How to resolve pickle error in pyspark?

11,642

The source of your problem is a following line:

null_cols[str(m)] = defaultdict(lambda: 0)

As you can read in the What can be pickled and unpickled? section of the pickle module documentation:

The following types can be pickled:

  • ...
  • functions defined at the top level of a module (using def, not lambda)
  • built-in functions defined at the top level of a module
  • ...

It should be clear that lambda: 0 doesn't meet above criteria. To make it work you can for example replace lambda expression with int:

null_cols[str(m)] = defaultdict(int)

How is it possible that we can pass lambda expression to the higher order functions in PySpark? The devil is in the detail. PySpark is using different serializers depending on a context. To serialize closures, including lambda expressions it is using custom cloudpickle which supports lambda expressions and nested functions. To handle data it is using default Python tools.


A few side notes:

  • I wouldn't use Python file objects to read data. It is not portable and won't work beyond local file system. You can use SparkContex.wholeTextFiles instead.
  • if you do make sure you close the connections. Using with statement is usually the best approach
  • you can safely strip newline characters before you split the line
Share:
11,642
makansij
Author by

makansij

I'm a PhD Student at University of Southern California.

Updated on June 04, 2022

Comments

  • makansij
    makansij almost 2 years

    I am iterating through files to gather information about the values in their columns and rows in a dictionary. I have the following code which works locally:

    def search_nulls(file_name):
        separator = ','
        nulls_dict = {}
        fp = open(file_name,'r')
        null_cols = {}
        lines = fp.readlines()
    
        for n,line in enumerate(lines):
            line = line.split(separator)
            for m,data in enumerate(line):
                data = data.strip('\n').strip('\r')
                if str(m) not in null_cols:
                    null_cols[str(m)] = defaultdict(lambda: 0)
                if len(data) <= 4:
                    null_cols[str(m)][str(data)] = null_cols[str(m)][str(data)] + 1
    
        return null_cols
    
    
    files_to_process = ['tempfile.csv']
    results = map(lambda file: search_nulls(file), files_to_process)
    

    The above code works fine without spark. I comment the last two lines above, and I try with spark, since this is a prototype of something that will need to run distributed:

    os.environ['SPARK_HOME'] = <path_to_spark_folder>
    conf = SparkConf().setAppName("search_files").setMaster('local')
    
    sc = SparkContext(conf=conf)
    
    objects = sc.parallelize(files_to_process)
    resulting_object = \
        objects.map(lambda file_object: find_nulls(file_object))
    
    result = resulting_object.collect()
    

    When using spark, though, this results in the following error:

    File "<path-to-spark>/python/lib/pyspark.zip/pyspark/worker.py", line 111, in main
        process()
      File "<path-to-spark>/python/lib/pyspark.zip/pyspark/worker.py", line 106, in process
        serializer.dump_stream(func(split_index, iterator), outfile)
      File "<path-to-spark>/python/lib/pyspark.zip/pyspark/serializers.py", line 267, in dump_stream
        bytes = self.serializer.dumps(vs)
      File "<path-to-spark>/python/lib/pyspark.zip/pyspark/serializers.py", line 415, in dumps
        return pickle.dumps(obj, protocol)
    TypeError: expected string or Unicode object, NoneType found​
    

    I've been unable to find any obvious reason why this would fail, since it runs perfectly locally, and I am not sharing any files across worker nodes. In fact, I'm only running this on my local machine anyway.
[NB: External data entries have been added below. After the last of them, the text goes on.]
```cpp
extern "C" int m3d_conv3d_bwd_weight_wino_u(const float* u, const float* dz, int64_t B, int64_t H,
                                            int64_t W, int64_t D, int64_t Cin, int64_t Cout,
                                            int64_t OD, int32_t pz, float* dw, void* workspace,
                                            size_t ws_bytes, const m3d_det_t* det, m3d_stream_t s) {
    M3D_DET_SCOPE(det);
    if (!u) return einval("conv3d winograd: u must not be NULL");
    return bwd_weight_wino(nullptr, u, dz, B, H, W, D, Cin, Cout, OD, pz, dw, workspace, ws_bytes, s);
}
```

### 3d-mask-r-cnn_amd/m3d/_lib.py

```python
from __future__ import annotations

import ctypes
import os

import torch

_HERE = os.path.dirname(os.path.abspath(__file__))
LIB_PATH = os.path.join(_HERE, os.environ.get("M3D_LIB_FILE", "libm3d.so"))

_lib = None

c_i32 = ctypes.c_int32
c_i64 = ctypes.c_int64
c_f = ctypes.c_float
c_p = ctypes.c_void_p
c_sz = ctypes.c_size_t


class Det(ctypes.Structure):
    _fields_ = [("on", ctypes.c_int32), ("scratch", ctypes.c_void_p), ("bytes", ctypes.c_size_t)]


class BnBwd(ctypes.Structure):
    _fields_ = [("y", ctypes.c_void_p), ("z", ctypes.c_void_p), ("scale", ctypes.c_void_p),
# ... 54 lines not shown
    "m3d_conv3d_fwd_wino_v": [c_p, c_i64, c_i64, c_i64, c_i64, c_i64, c_p, c_i64, c_i64, c_i32, c_p, c_p, c_p, c_p,
                              c_i32, c_p, c_p, c_p, c_sz, c_i32, c_p],
    "m3d_conv3d_bwd_data_wino_v": [c_p, c_p, c_i64, c_i64, c_i64, c_i64, c_i64, c_i64, c_i64, c_i32, c_p, c_i32, c_p,
                                   c_sz, c_i32, c_p],
    "m3d_conv3d_bwd_data_wino_vy": [c_p, c_p, c_i64, c_i64, c_i64, c_i64, c_i64, c_i64, c_i64, c_i32, c_p, c_i32,
                                    c_p, c_sz, c_i32, c_i32, c_p],
    "m3d_conv3d_bwd_data_wino_bny": [c_p, c_p, c_i64, c_i64, c_i64, c_i64, c_i64, c_i64, c_i64, c_i32, c_p, c_i32,
                                     c_p, c_sz, c_i32, c_p, c_p, c_sz, c_i32, c_p],
    "m3d_bn_bwd_fused_workspace_bytes": [c_i64, c_i64, c_i64, c_i64, c_i64],
    "m3d_conv3d_bwd_data_bn": [c_p, c_p, c_i64, c_i64, c_i64, c_i64, c_i64, c_i32, c_i32, c_i32,
                               c_i64, c_i64, c_i64, c_i64, c_i32, c_i32, c_i32, c_i32, c_i32, c_i32,
                               c_p, c_i32, c_p, c_p, c_sz, c_p],
    "m3d_conv3d_bwd_data_wino_bn": [c_p, c_p, c_i64, c_i64, c_i64, c_i64, c_i64, c_i64, c_i64, c_i32, c_p, c_i32,
                                    c_p, c_sz, c_i32, c_p, c_p, c_sz, c_p],
    "m3d_conv3d_bwd_data_splitk_bn": [c_p, c_p, c_i64, c_i64, c_i64, c_i64, c_i64, c_i64, c_p, c_i32, c_i32,
                                      c_p, c_sz, c_p, c_p, c_sz, c_p],
    "m3d_conv3d_bwd_data": [c_p, c_p, c_i64, c_i64, c_i64, c_i64, c_i64, c_i32, c_i32, c_i32,
                            c_i64, c_i64, c_i64, c_i64, c_i32, c_i32, c_i32, c_i32, c_i32, c_i32,
                            c_p, c_i32, c_p],
    "m3d_conv3d_bwd_weight": [c_p, c_p, c_i64, c_i64, c_i64, c_i64, c_i64, c_i32, c_i32, c_i32,
                              c_i64, c_i64, c_i64, c_i64, c_i32, c_i32, c_i32, c_i32, c_i32, c_i32,
                              c_p, c_p, c_p],
    "m3d_conv3d_fwd_wino_halo": [c_p, c_p, c_i32, c_i32, c_i64, c_i64, c_i64, c_i64, c_i64, c_p, c_i64, c_p, c_p,
                                 c_p, c_p, c_i32, c_p, c_p, c_p, c_p, c_sz, c_p],
    "m3d_conv3d_fwd_wino_halo_phase": [c_p, c_p, c_i32, c_i32, c_i64, c_i64, c_i64, c_i64, c_i64, c_p, c_i64, c_p,
                                       c_p, c_p, c_p, c_i32, c_p, c_p, c_p, c_p, c_sz, c_i32, c_p],
    "m3d_conv3d_bwd_data_wino_halo": [c_p, c_p, c_i32, c_i32, c_i64, c_i64, c_i64, c_i64, c_i64, c_i64, c_p,
                                      c_p, c_i32, c_p, c_sz, c_p],
    "m3d_conv3d_bwd_weight_wino_halo": [c_p, c_p, c_i32, c_i32, c_p, c_i64, c_i64, c_i64, c_i64, c_i64, c_i64,
                                        c_p, c_p, c_sz, c_p, c_p],
    "m3d_gemm_f32": [c_p, c_p, c_p, c_i64, c_i64, c_i64, c_i64, c_p, c_i32, c_i32, c_p],
    "m3d_gemm_wgrad_f32": [c_p, c_p, c_p, c_i64, c_i64, c_i64, c_i64, c_p, c_p],
    "m3d_split3_f32": [c_p, c_i64, c_p, c_p],
    "m3d_gemm_x3": [c_p, c_p, c_p, c_i64, c_i64, c_i64, c_i64, c_p],
    "m3d_gemm_x3_af": [c_p, c_p, c_p, c_i64, c_i64, c_i64, c_i64, c_p],
    "m3d_conv3d_wino_workspace_bytes": [c_i64, c_i64, c_i64, c_i64, c_i64, c_i64, c_i64],
    "m3d_conv3d_fwd_wino": [c_p, c_i64, c_i64, c_i64, c_i64, c_i64, c_p, c_i64, c_i64, c_i32, c_p,
                            c_p, c_p, c_p, c_i32, c_p, c_p, c_p, c_sz, c_p],
    "m3d_conv3d_bwd_data_wino": [c_p, c_p, c_i64, c_i64, c_i64, c_i64, c_i64, c_i64, c_i64, c_i32,
                                 c_p, c_i32, c_p, c_sz, c_p],
    "m3d_conv3d_bwd_weight_wino": [c_p, c_p, c_i64, c_i64, c_i64, c_i64, c_i64, c_i64, c_i64,
                                   c_i32, c_p, c_p, c_sz, c_p, c_p],
    "m3d_conv3d_wino_u_bytes": [c_i64, c_i64, c_i64, c_i64, c_i64],
    "m3d_conv3d_wino_tile_z": [],
    "m3d_conv3d_wino_wgrad_tile_z": [],
    "m3d_conv3d_wino_tile_y": [],
    "m3d_conv3d_wino_dgrad_workspace_bytes": [c_i64, c_i64, c_i64, c_i64, c_i64, c_i64, c_i64, c_i32],
    "m3d_conv3d_wino_dgrad_tile_y": [],
    "m3d_conv3d_wino_dgrad_tile_z": [],
    "m3d_conv3d_fwd_wino_keep": [c_p, c_i64, c_i64, c_i64, c_i64, c_i64, c_p, c_i64, c_i64, c_i32, c_p,
                                 c_p, c_p, c_p, c_i32, c_p, c_p, c_p, c_p, c_sz, c_p],
    "m3d_conv3d_bwd_weight_wino_u": [c_p, c_p, c_i64, c_i64, c_i64, c_i64, c_i64, c_i64, c_i64,
                                     c_i32, c_p, c_p, c_sz, c_p, c_p],
    "m3d_gemm_f32_ex": [c_p, c_i64, c_i64, c_p, c_i64, c_p, c_i64, c_i64, c_i64, c_i64, c_i64, c_p,
                        c_i32, c_i32, c_p],
    "m3d_splitk_reduce": [c_p, c_i32, c_i64, c_i64, c_p, c_p, c_p, c_i32, c_p, c_p],
    "m3d_conv3d_fwd_dil": [c_p, c_i64, c_i64, c_i64, c_i64, c_i64, c_p, c_i32, c_i32, c_i32, c_i64,
                           c_i64, c_i64, c_i64, c_i32, c_i32, c_i32, c_i32, c_i32, c_i32, c_i32,
                           c_i32, c_i32, c_p, c_p, c_p, c_p, c_i32, c_i32, c_p, c_p, c_i64, c_p,
                           c_i64, c_i64, c_p],
    "m3d_deconv3d_k2s2": [c_p, c_i64, c_i64, c_i64, c_i64, c_i64, c_p, c_i64, c_p, c_i32, c_p, c_p],
    "m3d_conv3d_bwd_data_dil": [c_p, c_p, c_i64, c_i64, c_i64, c_i64, c_i64, c_i32, c_i32, c_i32,
                                c_i64, c_i64, c_i64, c_i64, c_i32, c_i32, c_i32, c_i32, c_i32, c_i32,
                                c_i32, c_i32, c_i32, c_p, c_i32, c_p],
    "m3d_conv3d_bwd_weight_dil": [c_p, c_p, c_i64, c_i64, c_i64, c_i64, c_i64, c_i32, c_i32, c_i32,
                                  c_i64, c_i64, c_i64, c_i64, c_i32, c_i32, c_i32, c_i32, c_i32, c_i32,
                                  c_i32, c_i32, c_i32, c_p, c_p, c_p],
    "m3d_deconv3d_k2s2_bwd_data": [c_p, c_p, c_i64, c_i64, c_i64, c_i64, c_i64, c_i64, c_p, c_p],
    "m3d_deconv3d_k2s2_bwd_weight": [c_p, c_p, c_i64, c_i64, c_i64, c_i64, c_i64, c_i64, c_p, c_p, c_p],
    "m3d_add_f32": [c_p, c_p, c_p, c_i64, c_p],
    "m3d_mask_out_bwd_workspace_bytes": [c_i64, c_i64, c_i32],
    "m3d_mask_out_bwd": [c_p, c_p, c_p, c_p, c_i64, c_i64, c_i32, c_p, c_p, c_p, c_p, c_p, c_sz, c_p],
    "m3d_head_outputs": [c_p, c_i64, c_i64, c_i32, c_p, c_p, c_p, c_p],
    "m3d_head_outputs_bwd": [c_p, c_p, c_p, c_i64, c_i64, c_i32, c_p, c_p],
    "m3d_max_norm": [c_p, c_i64, c_i64, c_f, c_p],
    "m3d_refine_detections": [c_p, c_p, c_p, c_i64, c_i32, c_p, c_p, c_f, c_p, c_p, c_p, c_p],
    "m3d_detections_gather": [c_p, c_p, c_p, c_p, c_i32, c_p, c_p, c_p],
    "m3d_detection_targets_workspace_bytes": [c_i64],
    "m3d_detection_targets": [c_p, c_i64, c_p, c_p, c_i64, c_i32, c_f, c_f, c_f, c_p, c_i32, ctypes.c_uint32,
                              c_p, c_p, c_p, c_p, c_p, c_p, c_p, c_p, c_sz, c_p],
    "m3d_rpn_targets_workspace_bytes": [c_i64, c_i64, c_i64],
    "m3d_rpn_targets": [c_p, c_i64, c_p, c_i64, c_f, c_f, c_i32, c_f, c_i32, c_i32, c_p, ctypes.c_uint32, c_p,
                        c_p, c_i64, c_p, c_sz, c_p, c_p],
    "m3d_rpn_targets_async": [c_p, c_i64, c_p, c_i64, c_f, c_f, c_i32, c_f, c_i32, c_i32, c_p, ctypes.c_uint32,
                              c_p, c_p, c_i64, c_p, c_sz, c_p, c_p],
    "m3d_rpn_loss_workspace_bytes": [c_i64],
    "m3d_rpn_loss_fwd": [c_p, c_p, c_p, c_p, c_p, c_i64, c_i64, c_f, c_f, c_i64, c_i64, c_f, c_f, c_p, c_p, c_p,
                         c_p, c_p, c_p, c_p, c_sz, c_p],
    "m3d_rpn_loss_bwd": [c_p, c_p, c_i64, c_p, c_p, c_p],
    "m3d_head_loss_workspace_bytes": [c_i64, c_i64],
    "m3d_head_loss_fwd": [c_p, c_p, c_p, c_p, c_p, c_p, c_p, c_i64, c_i64, c_i64, c_i64, c_f, c_f, c_f, c_f, c_f,
                          c_p, c_p, c_p, c_p, c_p, c_p, c_sz, c_p],
    "m3d_head_loss_bwd": [c_p, c_p, c_p, c_p, c_p, c_p, c_p, c_i64, c_i64, c_i64, c_i64, c_f, c_f, c_p, c_p, c_p,
                          c_p, c_p, c_p],
    "m3d_unmold_prepare": [c_p, c_p, c_i64, c_i64, c_i64, c_i64, c_i64, c_i64, c_p, c_p, c_p, c_p, c_p],
    "m3d_unmold_overlaps": [c_p, c_p, c_p, c_p, c_i64, c_i64, c_i64, c_i64, c_i64, c_p, c_i64, c_p, c_p, c_p],
    "m3d_unmold_finalize": [c_p, c_p, c_i64, c_i64, c_p, c_p, c_p, c_p, c_p],
    "m3d_unmold_paste": [c_p, c_p, c_p, c_p, c_i64, c_i64, c_i64, c_i64, c_i64, c_p, c_p, c_p],
    "m3d_mask_areas": [c_p, c_i64, c_i64, c_i64, c_i64, c_p, c_p],
    "m3d_unmold_labels": [c_p, c_p, c_p, c_p, c_p, c_i64, c_i64, c_i64, c_i64, c_i64, c_p, c_p, c_p],
    "m3d_label_pixelwise": [c_p, c_p, c_i64, c_i64, c_i64, c_i64, c_p, c_p],
    "m3d_labels_stack": [c_p, c_i64, c_i64, c_i64, c_i64, c_p, c_p],
    "m3d_normalize_image_workspace_bytes": [c_i64, c_i64, c_i64, c_i32],
    "m3d_normalize_image": [c_p, c_i32, c_i64, c_i64, c_i64, c_i32, c_p, c_p, c_p, c_sz, c_p],
    "m3d_augment_image_workspace_bytes": [c_i64, c_i64, c_i64],
    "m3d_augment_image": [c_p, c_i64, c_i64, c_i64, c_i32, c_f, ctypes.c_double, ctypes.c_uint32, ctypes.c_uint32,
                          c_p, c_p, c_sz, c_p],
    "m3d_flip_masks_u8": [c_p, c_i64, c_i64, c_i64, c_i64, c_i32, c_p, c_p],
    "m3d_flip_boxes": [c_p, c_i64, c_i64, c_i64, c_i64, c_i32, c_p, c_p],
    "m3d_maxpool3d_fwd": [c_p, c_i64, c_i64, c_i64, c_i64, c_i64, c_i32, c_i32, c_i32, c_i32,
                          c_i32, c_i32, c_i32, c_i32, c_i32, c_i64, c_i64, c_i64, c_p, c_p, c_p],
    "m3d_maxpool3d_bwd": [c_p, c_p, c_i64, c_i64, c_i64, c_i64, c_i64, c_i32, c_i32, c_i32, c_i32,
                          c_i32, c_i32, c_i32, c_i32, c_i32, c_i64, c_i64, c_i64, c_p, c_p],
    "m3d_conv3d_fwd_halo": [c_p, c_p, c_i32, c_i32, c_i32, c_i64, c_i64, c_i64, c_i64, c_i64, c_p, c_i32, c_i32,
                            c_i32, c_i64, c_i64, c_i64, c_i64, c_i32, c_i32, c_i32, c_i32, c_i32, c_i32, c_p, c_p,
                            c_p, c_i32, c_p, c_p, c_p],
    "m3d_conv3d_bwd_weight_halo": [c_p, c_p, c_i32, c_i32, c_i32, c_p, c_i64, c_i64, c_i64, c_i64, c_i64, c_i32,
                                   c_i32, c_i32, c_i64, c_i64, c_i64, c_i64, c_i32, c_i32, c_i32, c_i32, c_i32,
                                   c_i32, c_p, c_p, c_p],
    "m3d_maxpool3d_fwd_halo": [c_p, c_p, c_i32, c_i32, c_i32, c_i64, c_i64, c_i64, c_i64, c_i64, c_i32, c_i32,
                               c_i32, c_i32, c_i32, c_i32, c_i32, c_i32, c_i32, c_i64, c_i64, c_i64, c_p, c_p,
                               c_p],
    "m3d_maxpool3d_bwd_halo": [c_p, c_p, c_i32, c_i32, c_i32, c_i64, c_i64, c_i64, c_i64, c_i64, c_i32, c_i32,
                               c_i32, c_i32, c_i32, c_i32, c_i32, c_i32, c_i32, c_i64, c_i64, c_i64, c_p, c_p,
                               c_p],
    "m3d_upsample221_bwd": [c_p, c_i64, c_i64, c_i64, c_i64, c_i64, c_p, c_i32, c_p],
    "m3d_subsample221_fwd": [c_p, c_i64, c_i64, c_i64, c_i64, c_i64, c_p, c_p],
    "m3d_subsample221_bwd": [c_p, c_i64, c_i64, c_i64, c_i64, c_i64, c_p, c_p],
    "m3d_bn_affine": [c_p, c_p, c_p, c_p, c_f, c_i64, c_p, c_p, c_p, c_p],
    "m3d_bn_affine_batched": [c_p, c_i32, c_i64, c_p],
    "m3d_bn_act_bwd_workspace_bytes": [c_i64, c_i64],
    "m3d_bn_act_bwd": [c_p, c_p, c_p, c_i64, c_i64, c_i32, c_p, c_p, c_p, c_p, c_p, c_i32, c_p,
                       c_p, c_p, c_p, c_sz, c_p],
    "m3d_bn_train_few_rows_max": [],
    "m3d_bn_train_workspace_bytes": [c_i64, c_i64],
    "m3d_bn_train_fwd": [c_p, c_i64, c_i64, c_p, c_p, c_f, c_f, c_i32, c_p, c_p, c_p, c_p, c_p, c_p, c_sz, c_p],
    "m3d_bn_train_bwd": [c_p, c_p, c_p, c_i64, c_i64, c_p, c_p, c_p, c_i32, c_p, c_p, c_p, c_p, c_sz, c_p],
    "m3d_col_sums_batched_workspace_bytes": [c_p, c_i32],
    "m3d_col_sums_batched": [c_p, c_i32, c_p, c_sz, c_p],
    "m3d_sgd_keras": [c_p, c_p, c_p, c_i64, c_p, c_p, c_i32, c_f, c_f, c_f, c_p, c_p, c_p],
    "m3d_adam_keras": [c_p, c_p, c_p, c_p, c_p, c_i64, c_p, c_p, c_i32, c_f, c_f, c_f, c_f, c_f, c_p,
                       c_p, c_p],
    "m3d_adadelta_keras": [c_p, c_p, c_p, c_p, c_i64, c_p, c_p, c_i32, c_f, c_f, c_f, c_f, c_p, c_p, c_p],
    "m3d_fork_event_create": [c_i32, ctypes.POINTER(c_p)],
    "m3d_fork_event_destroy": [c_p],
    "m3d_stream_fork": [c_p, c_p, c_p],
}
_RESTYPES = {"m3d_last_error": ctypes.c_char_p, "m3d_nms3d_workspace_bytes": c_sz,
             "m3d_topk_workspace_bytes": c_sz,
             "m3d_pyramid_roi_align3d_fwd_workspace_bytes": c_sz,
             "m3d_detection_targets_workspace_bytes": c_sz, "m3d_rpn_targets_workspace_bytes": c_sz,
             "m3d_rpn_loss_workspace_bytes": c_sz, "m3d_head_loss_workspace_bytes": c_sz,
             "m3d_bn_act_bwd_workspace_bytes": c_sz, "m3d_bn_bwd_fused_workspace_bytes": c_sz, "m3d_conv3d_splitk_count": c_i32, "m3d_conv3d_wino_workspace_bytes": c_sz, "m3d_conv3d_wino_dgrad_workspace_bytes": c_sz, "m3d_conv3d_wino_v_bytes": c_sz,
             "m3d_conv3d_wino_u_bytes": c_sz, "m3d_conv3d_wino_tile_z": c_i32, "m3d_conv3d_wino_wgrad_tile_z": c_i32,
             "m3d_conv3d_wino_tile_y": c_i32, "m3d_conv3d_wino_dgrad_tile_y": c_i32,
             "m3d_conv3d_wino_dgrad_tile_z": c_i32, "m3d_col_sums_batched_workspace_bytes": c_sz,
             "m3d_bn_train_few_rows_max": c_i64, "m3d_bn_train_workspace_bytes": c_sz,
             "m3d_mask_out_bwd_workspace_bytes": c_sz, "m3d_normalize_image_workspace_bytes": c_sz,
             "m3d_augment_image_workspace_bytes": c_sz}

EXPORTED = tuple(_SIGS)


class M3DError(RuntimeError):
    pass


def load(path: str = LIB_PATH):
    global _lib
    if _lib is not None:
        return _lib
    if not os.path.exists(path):
        raise M3DError(
            f"libm3d.so not found at {path}: build it with `make -C 3d-mask-r-cnn_amd` "
            "(or __graft_entry__.build()); there is no CPU fallback")
    lib = ctypes.CDLL(path)
    for name, args in _SIGS.items():
        fn = getattr(lib, name)
        fn.argtypes = args
        fn.restype = _RESTYPES.get(name, ctypes.c_int)
    _lib = _Lib(lib)
    return _lib


DET_ENTRY_POINTS = ("m3d_conv3d_bwd_weight", "m3d_conv3d_bwd_weight_halo", "m3d_conv3d_bwd_weight_wino",
                    "m3d_conv3d_bwd_weight_wino_u", "m3d_conv3d_bwd_weight_wino_halo", "m3d_gemm_wgrad_f32",
                    "m3d_conv3d_bwd_weight_dil", "m3d_deconv3d_k2s2_bwd_weight",
                    "m3d_sgd_keras", "m3d_adam_keras", "m3d_adadelta_keras")


class BnAffineItem(ctypes.Structure):
    _fields_ = [("gamma", ctypes.c_void_p), ("beta", ctypes.c_void_p), ("mean", ctypes.c_void_p),
                ("var", ctypes.c_void_p), ("out", ctypes.c_void_p), ("eps", ctypes.c_float),
                ("C", ctypes.c_int32)]


class X3PlanesItem(ctypes.Structure):
    _fields_ = [("w", ctypes.c_void_p), ("fwd", ctypes.c_void_p), ("bwd", ctypes.c_void_p),
                ("cin", ctypes.c_int32), ("cout", ctypes.c_int32)]


class ColSumsItem(ctypes.Structure):
    _fields_ = [("x", ctypes.c_void_p), ("M", ctypes.c_int64), ("C", ctypes.c_int64), ("out", ctypes.c_void_p)]


COL_SUMS_MAX = 16


class _Lib:

    def __init__(self, cdll):
        self._cdll = cdll
        for name in _SIGS:
            setattr(self, name, getattr(cdll, name))
        for name in DET_ENTRY_POINTS:
            fn = getattr(cdll, name)
            n = len(fn.argtypes)

            def call(*args, _fn=fn, _n=n):
                if len(args) == _n - 1:
                    args = args[:-1] + (det_arg(),) + args[-1:]
                return _fn(*args)
            setattr(self, name, call)

    def __getattr__(self, name):
        return getattr(self._cdll, name)


def check(rc: int, what: str = "") -> None:
    if rc == 0:
        return
    msg = load().m3d_last_error().decode()
    if rc == -1:
        raise ValueError(msg)
    raise M3DError(f"{what}: {msg}")
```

    Does anyone know of a good reason why this might be failing?

  • makansij
    makansij over 8 years
    So, just to clarify, generally speaking, a lambda function that can be serialized locally should be able to be serialized by pyspark? It would be useful to know this for the purpose of testing things locally. Thanks for your persistence on this question.
  • zero323
    zero323 over 8 years
    Most of the time yes. You have to think when and where things happen and generally speaking I wouldn't overuse lambdas. Pretty much all common operations can be performed using built-in functions, without static typing there are error prone, inherently not testable, and surprisingly verbose.